Like his previous work, this one too had a number of unique features. Apianus named a number of stars, some in Latin, some in Arabic and added a constellation of his own. His "constellation" was short lived, but some of the star names he proposed are still in use today.
Imagines syderum coelestium
Source: Wikimedia
Apianus was the first to show and name Alcor, the fainter companion of Mizar in the handle of the Big Dipper. Although known to many cultures, it had never been shown on a European map or table. In Arabic, the star was fittingly called al-suhā (السها‎), the forgotten or neglected one. As documented by Paul Kunitzsch, Apianus made some mistakes naming the star but it remains to this day as one of the stars named by Apianus.

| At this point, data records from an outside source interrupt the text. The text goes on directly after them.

struct Id16 {
    uint64_t hi, lo;
    bool operator==(const Id16& o) const { return hi == o.hi && lo == o.lo; }
};
struct Id16Hash {
    size_t operator()(const Id16& k) const { return (size_t)mix64(k.hi ^ mix64(k.lo)); }
};
static inline uint64_t load_be64(const uint8_t* p) {
    uint64_t v = 0;
    for (int i = 0; i < 8; ++i) v = (v << 8) | p[i];
    return v;
}
static inline void store_be64(uint8_t* p, uint64_t v) {
    for (int i = 7; i >= 0; --i) {
        p[i] = (uint8_t)v;
        v >>= 8;
    }
}

__global__ void remap_leaves_kernel(int* leaves, u64 n, const int* __restrict__ table) {
    u64 i = (u64)blockIdx.x * blockDim.x + threadIdx.x;
    if (i < n) leaves[i] = table[leaves[i]];
}
__global__ void count_live_kernel(const u32* __restrict__ members, const long long* __restrict__ leaf_off,
                                  const u32* __restrict__ leaf_len, const u32* __restrict__ tomb, u32 nleaves,
                                  u32* __restrict__ leaf_live) {
    u32 l = blockIdx.x * blockDim.x + threadIdx.x;
    if (l >= nleaves) return;
    u32 c = 0;
    const u32* m = members + leaf_off[l];
    for (u32 i = 0; i < leaf_len[l]; ++i) c += tomb_test(tomb, m[i]) ? 0u : 1u;
    leaf_live[l] = c;
}

struct BSeg {
    u64 key;
    int depth, node, tree;
    long long off;
    u32 len;
    u64 glen;
    u32 attempt;
};

}

using namespace zb;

One feature unique to Apianus' charts is a group of dogs (two in the 1536 chart and three in the 1540 chart) associated with the constellation Boötes. Here is an explanation given by Ian Ridpath:

"The star name expert Paul Kunitzsch concluded that it resulted from the misreading of an Arabic manuscript of the Almagest when it was translated into Latin b y Gerard of Cremona in the 12th century. According to Kunitzsch, Gerard mistook the Arabic word al-kullāb, referring to the shepherd’s crook carried by Boötes, for al-kilāb, which means dogs, and wrote canes (Latin for dogs) in his translation."

Cutout from 1536 Planisphere provided by Ian Ridpath Cutout from 1540 Planisphere provided by ETH-Bibliothek Zurich
In the 1540 chart, right next to Boötes' dogs, Apianus added a feature called Rosa, the Rose.

It is located at the position of the faint Coma Star Cluster, which is now part of the constellation Coma Berenices.

As a constellation, Rosa was short lived, but as John C. Barentine pointed out: "Rosa is evidently unique among the lost constellations, in that it is the only named figure representing a star cluster."